:: TASK GOAL ::
The lines to reproduce from the material below are those from the one containing "min(kmin, k); kmax" through the one containing "min(kmin[i], k); kmax[i]", both included; write them out exactly and add nothing.

Start of Block

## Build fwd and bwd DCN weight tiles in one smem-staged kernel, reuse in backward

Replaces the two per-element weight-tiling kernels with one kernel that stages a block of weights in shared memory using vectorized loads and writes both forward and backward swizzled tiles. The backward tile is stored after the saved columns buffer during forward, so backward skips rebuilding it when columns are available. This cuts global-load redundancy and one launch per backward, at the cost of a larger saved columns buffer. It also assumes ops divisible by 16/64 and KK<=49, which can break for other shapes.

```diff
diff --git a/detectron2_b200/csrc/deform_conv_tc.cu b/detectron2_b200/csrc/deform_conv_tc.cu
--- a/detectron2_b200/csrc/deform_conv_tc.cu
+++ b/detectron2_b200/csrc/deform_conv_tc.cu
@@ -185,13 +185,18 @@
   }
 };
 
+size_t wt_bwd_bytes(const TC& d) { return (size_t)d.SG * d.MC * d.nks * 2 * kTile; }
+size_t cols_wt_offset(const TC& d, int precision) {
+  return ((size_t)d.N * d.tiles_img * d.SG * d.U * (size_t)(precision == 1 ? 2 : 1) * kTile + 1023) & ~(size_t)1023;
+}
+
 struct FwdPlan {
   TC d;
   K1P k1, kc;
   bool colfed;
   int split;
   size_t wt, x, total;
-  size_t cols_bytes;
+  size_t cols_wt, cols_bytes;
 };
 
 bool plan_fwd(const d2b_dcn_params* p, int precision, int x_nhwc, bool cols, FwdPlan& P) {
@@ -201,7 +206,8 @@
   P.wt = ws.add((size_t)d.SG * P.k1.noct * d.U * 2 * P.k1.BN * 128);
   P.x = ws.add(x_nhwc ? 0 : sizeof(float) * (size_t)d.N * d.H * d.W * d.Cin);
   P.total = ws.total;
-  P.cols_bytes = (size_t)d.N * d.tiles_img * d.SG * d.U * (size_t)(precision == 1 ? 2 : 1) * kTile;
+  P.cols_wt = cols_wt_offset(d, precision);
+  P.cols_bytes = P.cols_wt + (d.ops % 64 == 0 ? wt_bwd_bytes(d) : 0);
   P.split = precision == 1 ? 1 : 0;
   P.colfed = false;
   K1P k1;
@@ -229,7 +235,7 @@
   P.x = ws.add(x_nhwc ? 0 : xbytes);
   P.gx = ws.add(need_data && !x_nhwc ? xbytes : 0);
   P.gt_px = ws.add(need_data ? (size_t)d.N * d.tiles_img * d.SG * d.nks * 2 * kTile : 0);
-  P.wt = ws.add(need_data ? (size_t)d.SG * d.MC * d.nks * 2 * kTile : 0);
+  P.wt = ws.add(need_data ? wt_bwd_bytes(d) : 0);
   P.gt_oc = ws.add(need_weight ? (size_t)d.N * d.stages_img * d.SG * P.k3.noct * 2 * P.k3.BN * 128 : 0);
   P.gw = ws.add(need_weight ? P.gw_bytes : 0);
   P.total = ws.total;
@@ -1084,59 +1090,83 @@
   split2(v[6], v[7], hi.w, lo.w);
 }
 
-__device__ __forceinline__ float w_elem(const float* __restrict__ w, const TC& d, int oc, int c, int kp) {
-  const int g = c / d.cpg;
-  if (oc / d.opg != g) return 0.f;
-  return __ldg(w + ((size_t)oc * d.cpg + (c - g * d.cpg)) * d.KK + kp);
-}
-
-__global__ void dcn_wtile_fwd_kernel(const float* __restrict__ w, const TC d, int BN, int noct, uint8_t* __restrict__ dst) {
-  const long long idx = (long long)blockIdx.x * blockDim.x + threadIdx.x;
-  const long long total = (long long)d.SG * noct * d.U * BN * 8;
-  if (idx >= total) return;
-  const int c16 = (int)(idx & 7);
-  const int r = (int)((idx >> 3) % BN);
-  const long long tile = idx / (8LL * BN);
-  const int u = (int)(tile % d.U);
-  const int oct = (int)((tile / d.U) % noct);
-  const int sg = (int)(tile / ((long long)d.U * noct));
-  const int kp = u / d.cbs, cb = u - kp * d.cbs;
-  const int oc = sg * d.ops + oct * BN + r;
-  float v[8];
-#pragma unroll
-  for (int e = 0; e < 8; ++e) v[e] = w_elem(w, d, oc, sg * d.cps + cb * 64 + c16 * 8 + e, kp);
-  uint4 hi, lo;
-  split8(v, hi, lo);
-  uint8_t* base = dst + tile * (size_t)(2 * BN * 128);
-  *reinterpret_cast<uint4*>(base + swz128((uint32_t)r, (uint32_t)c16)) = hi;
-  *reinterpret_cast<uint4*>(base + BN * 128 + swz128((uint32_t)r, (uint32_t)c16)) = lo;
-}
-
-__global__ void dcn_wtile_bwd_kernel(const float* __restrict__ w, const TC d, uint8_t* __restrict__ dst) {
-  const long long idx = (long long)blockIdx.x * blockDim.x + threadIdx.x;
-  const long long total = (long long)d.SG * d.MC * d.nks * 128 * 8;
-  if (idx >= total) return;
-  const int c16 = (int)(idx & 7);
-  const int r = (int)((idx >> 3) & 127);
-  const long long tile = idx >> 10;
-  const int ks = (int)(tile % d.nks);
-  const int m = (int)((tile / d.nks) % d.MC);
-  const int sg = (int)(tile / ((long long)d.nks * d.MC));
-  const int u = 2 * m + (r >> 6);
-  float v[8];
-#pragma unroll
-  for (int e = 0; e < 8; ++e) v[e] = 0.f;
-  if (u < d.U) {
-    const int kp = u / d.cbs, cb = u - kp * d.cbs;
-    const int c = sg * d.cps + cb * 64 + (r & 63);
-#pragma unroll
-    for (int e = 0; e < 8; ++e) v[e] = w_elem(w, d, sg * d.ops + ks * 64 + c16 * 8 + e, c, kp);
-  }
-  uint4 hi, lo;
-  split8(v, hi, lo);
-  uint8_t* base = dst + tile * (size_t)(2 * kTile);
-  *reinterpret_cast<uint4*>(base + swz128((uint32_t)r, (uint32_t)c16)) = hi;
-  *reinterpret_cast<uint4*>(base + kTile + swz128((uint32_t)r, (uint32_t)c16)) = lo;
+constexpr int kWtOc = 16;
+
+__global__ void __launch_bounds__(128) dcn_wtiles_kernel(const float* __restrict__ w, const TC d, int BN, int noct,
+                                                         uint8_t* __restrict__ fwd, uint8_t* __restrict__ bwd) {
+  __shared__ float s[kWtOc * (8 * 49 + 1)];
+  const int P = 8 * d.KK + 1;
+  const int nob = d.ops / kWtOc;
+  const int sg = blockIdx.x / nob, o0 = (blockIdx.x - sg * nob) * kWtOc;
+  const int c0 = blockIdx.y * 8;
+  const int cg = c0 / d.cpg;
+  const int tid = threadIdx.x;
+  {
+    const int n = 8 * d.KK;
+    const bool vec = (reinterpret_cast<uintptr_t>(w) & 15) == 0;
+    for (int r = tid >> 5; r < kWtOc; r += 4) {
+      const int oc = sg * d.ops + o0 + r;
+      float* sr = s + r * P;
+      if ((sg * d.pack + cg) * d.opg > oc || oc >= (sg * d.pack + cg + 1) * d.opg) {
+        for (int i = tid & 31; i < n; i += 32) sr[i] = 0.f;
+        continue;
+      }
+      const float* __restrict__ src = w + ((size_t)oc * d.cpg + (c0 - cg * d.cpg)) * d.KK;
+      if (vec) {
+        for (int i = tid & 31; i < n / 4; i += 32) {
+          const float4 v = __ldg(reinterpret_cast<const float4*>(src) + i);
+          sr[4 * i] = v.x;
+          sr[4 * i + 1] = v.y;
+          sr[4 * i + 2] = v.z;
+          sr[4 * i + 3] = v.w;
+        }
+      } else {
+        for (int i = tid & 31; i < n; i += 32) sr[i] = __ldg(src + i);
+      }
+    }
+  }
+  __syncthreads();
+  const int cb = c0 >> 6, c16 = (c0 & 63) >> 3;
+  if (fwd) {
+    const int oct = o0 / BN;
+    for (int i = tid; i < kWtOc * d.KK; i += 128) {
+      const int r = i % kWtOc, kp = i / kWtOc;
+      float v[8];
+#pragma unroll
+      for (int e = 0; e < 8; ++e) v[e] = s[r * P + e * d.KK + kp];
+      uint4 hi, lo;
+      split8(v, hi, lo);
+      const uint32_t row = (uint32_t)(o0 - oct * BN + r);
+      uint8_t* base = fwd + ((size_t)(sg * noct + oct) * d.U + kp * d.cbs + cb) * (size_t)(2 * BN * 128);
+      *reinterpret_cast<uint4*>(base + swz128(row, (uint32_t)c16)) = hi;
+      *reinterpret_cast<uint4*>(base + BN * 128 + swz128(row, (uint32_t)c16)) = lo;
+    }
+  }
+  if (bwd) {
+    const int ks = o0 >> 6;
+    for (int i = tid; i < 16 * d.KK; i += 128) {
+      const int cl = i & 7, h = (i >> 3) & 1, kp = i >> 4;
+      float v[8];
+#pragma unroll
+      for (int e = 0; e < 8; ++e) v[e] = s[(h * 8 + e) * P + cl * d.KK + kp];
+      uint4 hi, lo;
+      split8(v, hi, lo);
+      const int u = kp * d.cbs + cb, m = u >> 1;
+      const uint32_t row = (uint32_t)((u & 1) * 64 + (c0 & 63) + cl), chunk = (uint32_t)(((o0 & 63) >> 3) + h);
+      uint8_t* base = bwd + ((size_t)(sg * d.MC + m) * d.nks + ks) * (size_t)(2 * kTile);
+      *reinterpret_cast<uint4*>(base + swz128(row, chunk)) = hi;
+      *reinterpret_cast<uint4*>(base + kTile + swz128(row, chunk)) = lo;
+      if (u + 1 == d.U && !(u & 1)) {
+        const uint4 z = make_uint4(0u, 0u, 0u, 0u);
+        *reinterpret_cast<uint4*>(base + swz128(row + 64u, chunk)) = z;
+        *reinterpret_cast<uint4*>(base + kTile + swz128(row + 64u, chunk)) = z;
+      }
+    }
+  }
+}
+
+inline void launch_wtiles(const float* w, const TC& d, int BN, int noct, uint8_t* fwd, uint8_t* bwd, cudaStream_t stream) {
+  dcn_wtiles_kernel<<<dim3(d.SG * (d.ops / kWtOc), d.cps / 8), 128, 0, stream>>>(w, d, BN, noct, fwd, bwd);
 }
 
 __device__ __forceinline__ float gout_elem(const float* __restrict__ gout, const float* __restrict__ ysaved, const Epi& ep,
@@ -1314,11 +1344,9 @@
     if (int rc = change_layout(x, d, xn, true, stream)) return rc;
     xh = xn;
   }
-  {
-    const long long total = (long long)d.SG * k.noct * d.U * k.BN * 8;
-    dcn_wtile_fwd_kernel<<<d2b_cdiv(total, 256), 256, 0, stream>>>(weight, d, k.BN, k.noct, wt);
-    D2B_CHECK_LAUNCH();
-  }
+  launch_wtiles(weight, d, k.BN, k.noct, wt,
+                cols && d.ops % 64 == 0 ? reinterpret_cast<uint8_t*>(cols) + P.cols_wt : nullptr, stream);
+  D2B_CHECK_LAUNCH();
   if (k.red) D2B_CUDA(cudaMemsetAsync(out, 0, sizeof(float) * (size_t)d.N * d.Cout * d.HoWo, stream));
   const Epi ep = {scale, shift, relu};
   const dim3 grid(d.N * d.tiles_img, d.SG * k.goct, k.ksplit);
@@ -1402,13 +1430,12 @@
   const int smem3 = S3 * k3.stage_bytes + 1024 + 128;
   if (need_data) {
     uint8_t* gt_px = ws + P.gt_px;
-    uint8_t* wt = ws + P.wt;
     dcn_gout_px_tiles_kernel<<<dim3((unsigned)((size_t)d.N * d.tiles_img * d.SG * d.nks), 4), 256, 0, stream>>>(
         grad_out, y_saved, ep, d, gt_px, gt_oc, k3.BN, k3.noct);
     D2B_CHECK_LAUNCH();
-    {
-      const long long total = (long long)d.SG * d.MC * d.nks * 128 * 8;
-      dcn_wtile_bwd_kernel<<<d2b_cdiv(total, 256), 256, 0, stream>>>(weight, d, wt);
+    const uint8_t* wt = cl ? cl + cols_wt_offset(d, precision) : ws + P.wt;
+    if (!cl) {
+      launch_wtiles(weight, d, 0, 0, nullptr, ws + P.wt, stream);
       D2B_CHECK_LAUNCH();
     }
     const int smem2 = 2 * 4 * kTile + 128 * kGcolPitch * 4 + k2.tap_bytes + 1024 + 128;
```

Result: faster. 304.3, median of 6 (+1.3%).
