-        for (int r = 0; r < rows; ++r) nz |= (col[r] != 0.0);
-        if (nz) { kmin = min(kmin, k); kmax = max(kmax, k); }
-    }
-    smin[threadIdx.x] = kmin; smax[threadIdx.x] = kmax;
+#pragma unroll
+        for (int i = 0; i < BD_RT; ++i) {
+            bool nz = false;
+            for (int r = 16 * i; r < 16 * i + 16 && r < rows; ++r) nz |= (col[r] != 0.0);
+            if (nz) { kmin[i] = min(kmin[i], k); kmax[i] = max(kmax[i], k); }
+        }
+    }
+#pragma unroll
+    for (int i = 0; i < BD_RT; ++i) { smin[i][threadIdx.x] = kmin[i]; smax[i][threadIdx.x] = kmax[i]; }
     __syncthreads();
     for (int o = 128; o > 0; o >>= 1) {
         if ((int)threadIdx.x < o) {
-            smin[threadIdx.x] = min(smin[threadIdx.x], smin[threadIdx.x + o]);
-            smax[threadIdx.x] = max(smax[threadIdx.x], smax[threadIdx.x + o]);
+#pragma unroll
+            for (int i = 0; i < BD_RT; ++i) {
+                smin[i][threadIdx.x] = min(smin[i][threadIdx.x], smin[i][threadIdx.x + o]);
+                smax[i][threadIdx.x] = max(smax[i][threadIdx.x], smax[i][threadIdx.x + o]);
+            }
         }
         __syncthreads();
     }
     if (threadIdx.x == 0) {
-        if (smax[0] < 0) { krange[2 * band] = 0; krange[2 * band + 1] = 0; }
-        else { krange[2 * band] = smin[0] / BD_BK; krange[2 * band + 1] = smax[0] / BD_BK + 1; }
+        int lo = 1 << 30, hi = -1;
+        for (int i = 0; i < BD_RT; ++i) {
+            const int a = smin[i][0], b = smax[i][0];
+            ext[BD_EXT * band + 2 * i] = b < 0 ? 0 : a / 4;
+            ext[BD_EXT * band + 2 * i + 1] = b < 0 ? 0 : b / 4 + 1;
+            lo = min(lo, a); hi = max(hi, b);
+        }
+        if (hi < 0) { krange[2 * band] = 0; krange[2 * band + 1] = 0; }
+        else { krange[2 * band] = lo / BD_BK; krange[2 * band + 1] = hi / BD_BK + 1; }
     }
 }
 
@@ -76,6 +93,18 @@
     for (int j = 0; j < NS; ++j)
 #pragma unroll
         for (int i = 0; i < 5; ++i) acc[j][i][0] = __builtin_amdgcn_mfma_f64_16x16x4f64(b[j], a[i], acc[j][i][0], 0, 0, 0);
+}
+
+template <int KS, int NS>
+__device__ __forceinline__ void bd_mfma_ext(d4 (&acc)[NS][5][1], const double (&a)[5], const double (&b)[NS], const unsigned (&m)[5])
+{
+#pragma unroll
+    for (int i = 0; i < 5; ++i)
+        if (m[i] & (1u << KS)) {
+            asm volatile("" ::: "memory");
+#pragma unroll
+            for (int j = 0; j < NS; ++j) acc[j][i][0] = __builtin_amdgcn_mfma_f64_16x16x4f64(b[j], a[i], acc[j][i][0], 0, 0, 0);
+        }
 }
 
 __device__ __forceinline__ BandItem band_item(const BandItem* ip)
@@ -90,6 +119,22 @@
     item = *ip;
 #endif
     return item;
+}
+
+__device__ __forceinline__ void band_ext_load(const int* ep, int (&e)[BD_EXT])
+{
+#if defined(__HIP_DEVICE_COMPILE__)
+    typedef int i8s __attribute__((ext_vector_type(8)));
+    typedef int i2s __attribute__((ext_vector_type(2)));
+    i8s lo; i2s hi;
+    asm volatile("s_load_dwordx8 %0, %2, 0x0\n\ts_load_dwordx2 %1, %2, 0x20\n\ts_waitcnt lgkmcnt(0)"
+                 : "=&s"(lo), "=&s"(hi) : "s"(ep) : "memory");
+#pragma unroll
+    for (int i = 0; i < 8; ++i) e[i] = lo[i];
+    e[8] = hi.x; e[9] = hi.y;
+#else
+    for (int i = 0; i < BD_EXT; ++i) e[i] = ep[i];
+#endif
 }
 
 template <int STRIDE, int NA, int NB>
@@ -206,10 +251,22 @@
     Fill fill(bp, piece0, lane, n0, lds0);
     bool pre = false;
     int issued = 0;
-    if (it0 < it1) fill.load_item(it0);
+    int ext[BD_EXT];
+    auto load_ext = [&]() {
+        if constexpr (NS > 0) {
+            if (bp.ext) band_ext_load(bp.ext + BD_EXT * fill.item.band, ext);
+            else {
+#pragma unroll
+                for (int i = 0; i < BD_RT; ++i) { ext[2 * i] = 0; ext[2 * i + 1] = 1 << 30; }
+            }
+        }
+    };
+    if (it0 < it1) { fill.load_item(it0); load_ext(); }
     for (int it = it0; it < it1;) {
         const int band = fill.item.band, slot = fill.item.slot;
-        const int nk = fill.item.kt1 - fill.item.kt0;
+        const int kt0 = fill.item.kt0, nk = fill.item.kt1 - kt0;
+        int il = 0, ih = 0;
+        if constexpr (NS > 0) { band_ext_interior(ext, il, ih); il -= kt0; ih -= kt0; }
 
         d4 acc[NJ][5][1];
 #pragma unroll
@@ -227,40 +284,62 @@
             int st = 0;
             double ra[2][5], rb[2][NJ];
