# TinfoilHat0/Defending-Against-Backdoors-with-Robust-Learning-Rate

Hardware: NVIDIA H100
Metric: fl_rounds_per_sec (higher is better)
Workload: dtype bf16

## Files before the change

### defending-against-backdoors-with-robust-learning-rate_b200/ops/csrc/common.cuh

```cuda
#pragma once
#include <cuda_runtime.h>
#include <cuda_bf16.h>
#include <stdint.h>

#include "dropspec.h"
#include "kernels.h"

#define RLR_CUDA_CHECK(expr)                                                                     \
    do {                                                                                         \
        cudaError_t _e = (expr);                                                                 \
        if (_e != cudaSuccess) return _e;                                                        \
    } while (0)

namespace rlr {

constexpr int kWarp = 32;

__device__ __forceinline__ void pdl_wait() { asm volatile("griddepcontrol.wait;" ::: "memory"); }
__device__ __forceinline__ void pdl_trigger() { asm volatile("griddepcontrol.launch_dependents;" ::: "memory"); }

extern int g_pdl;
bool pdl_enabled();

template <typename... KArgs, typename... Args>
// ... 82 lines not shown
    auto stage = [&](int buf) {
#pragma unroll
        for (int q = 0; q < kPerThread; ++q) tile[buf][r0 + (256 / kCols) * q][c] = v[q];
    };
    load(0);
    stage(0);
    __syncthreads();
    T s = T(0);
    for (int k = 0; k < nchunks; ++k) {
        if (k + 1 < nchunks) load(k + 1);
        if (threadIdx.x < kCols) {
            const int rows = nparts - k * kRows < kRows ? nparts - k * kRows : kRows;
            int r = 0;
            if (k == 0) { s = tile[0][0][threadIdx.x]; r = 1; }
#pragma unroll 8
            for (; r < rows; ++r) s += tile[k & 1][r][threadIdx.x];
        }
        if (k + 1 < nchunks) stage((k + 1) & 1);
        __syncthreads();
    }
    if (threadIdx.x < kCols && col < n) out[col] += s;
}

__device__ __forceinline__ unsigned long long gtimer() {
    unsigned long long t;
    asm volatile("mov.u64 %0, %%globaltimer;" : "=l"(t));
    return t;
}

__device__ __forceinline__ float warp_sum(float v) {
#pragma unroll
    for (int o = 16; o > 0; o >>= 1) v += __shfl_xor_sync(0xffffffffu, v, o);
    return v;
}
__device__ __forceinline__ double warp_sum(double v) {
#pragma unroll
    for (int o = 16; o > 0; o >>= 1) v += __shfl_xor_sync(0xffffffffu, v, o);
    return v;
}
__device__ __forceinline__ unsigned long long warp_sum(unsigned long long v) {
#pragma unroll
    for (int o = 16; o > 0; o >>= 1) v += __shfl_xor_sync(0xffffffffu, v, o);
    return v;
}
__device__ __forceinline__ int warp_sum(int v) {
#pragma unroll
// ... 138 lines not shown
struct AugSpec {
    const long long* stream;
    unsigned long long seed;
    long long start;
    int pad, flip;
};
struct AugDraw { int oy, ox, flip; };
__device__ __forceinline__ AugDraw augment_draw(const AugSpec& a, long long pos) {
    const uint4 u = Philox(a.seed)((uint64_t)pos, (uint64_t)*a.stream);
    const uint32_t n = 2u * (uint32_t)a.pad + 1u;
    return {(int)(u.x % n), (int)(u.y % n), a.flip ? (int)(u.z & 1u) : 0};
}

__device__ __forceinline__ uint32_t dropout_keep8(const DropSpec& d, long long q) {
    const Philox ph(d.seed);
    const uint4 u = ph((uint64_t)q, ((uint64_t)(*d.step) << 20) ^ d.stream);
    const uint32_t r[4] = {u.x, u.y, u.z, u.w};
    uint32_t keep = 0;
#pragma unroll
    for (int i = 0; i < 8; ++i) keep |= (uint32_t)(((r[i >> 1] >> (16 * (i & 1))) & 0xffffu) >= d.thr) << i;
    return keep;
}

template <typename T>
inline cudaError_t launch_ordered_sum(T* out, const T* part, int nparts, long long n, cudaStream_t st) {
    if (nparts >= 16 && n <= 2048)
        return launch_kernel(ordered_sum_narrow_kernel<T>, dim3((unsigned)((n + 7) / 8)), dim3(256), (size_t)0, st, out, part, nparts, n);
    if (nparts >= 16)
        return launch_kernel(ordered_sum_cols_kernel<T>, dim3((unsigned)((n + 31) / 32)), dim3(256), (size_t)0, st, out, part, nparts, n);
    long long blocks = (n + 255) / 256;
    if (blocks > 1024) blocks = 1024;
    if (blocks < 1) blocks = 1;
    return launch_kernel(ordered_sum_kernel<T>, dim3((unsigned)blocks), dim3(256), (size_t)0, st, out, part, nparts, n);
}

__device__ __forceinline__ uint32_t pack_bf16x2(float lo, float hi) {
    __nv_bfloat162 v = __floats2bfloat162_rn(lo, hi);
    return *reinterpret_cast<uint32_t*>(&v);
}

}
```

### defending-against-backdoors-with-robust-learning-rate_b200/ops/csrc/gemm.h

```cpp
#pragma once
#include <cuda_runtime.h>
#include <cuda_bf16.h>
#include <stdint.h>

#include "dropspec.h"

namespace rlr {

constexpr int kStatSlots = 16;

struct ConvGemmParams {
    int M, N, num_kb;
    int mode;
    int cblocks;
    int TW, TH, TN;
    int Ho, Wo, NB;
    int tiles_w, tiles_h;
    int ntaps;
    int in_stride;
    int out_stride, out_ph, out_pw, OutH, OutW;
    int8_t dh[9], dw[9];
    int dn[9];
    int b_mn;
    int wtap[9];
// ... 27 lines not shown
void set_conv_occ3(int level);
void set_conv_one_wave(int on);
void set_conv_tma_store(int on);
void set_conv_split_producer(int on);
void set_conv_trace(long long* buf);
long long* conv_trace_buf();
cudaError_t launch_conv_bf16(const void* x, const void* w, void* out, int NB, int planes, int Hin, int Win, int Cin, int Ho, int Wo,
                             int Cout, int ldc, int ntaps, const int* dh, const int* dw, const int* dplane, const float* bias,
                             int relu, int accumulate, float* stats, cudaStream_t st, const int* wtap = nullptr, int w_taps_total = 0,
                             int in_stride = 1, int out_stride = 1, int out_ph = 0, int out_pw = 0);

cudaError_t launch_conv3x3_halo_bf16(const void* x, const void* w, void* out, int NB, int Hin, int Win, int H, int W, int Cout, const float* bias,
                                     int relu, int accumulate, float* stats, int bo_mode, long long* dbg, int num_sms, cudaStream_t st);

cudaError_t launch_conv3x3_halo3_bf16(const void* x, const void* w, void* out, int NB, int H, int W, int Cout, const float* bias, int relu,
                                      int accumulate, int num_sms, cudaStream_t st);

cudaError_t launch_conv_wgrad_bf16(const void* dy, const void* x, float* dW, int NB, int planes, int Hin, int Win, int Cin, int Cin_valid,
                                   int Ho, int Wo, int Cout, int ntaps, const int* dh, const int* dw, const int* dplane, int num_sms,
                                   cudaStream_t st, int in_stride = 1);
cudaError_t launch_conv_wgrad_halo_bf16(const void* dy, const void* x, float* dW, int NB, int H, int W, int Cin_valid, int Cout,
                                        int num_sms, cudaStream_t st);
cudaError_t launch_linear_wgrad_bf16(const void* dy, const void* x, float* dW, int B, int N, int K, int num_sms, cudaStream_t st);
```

End of Block

:: SOLUTION FOR THIS PROBLEM ::
-        if (nz) { kmin = min(kmin, k); kmax = max(kmax, k); }
-    }
-    smin[threadIdx.x] = kmin; smax[threadIdx.x] = kmax;
+#pragma unroll
+        for (int i = 0; i < BD_RT; ++i) {
+            bool nz = false;
+            for (int r = 16 * i; r < 16 * i + 16 && r < rows; ++r) nz |= (col[r] != 0.0);
+            if (nz) { kmin[i] = min(kmin[i], k); kmax[i] = max(kmax[i], k); }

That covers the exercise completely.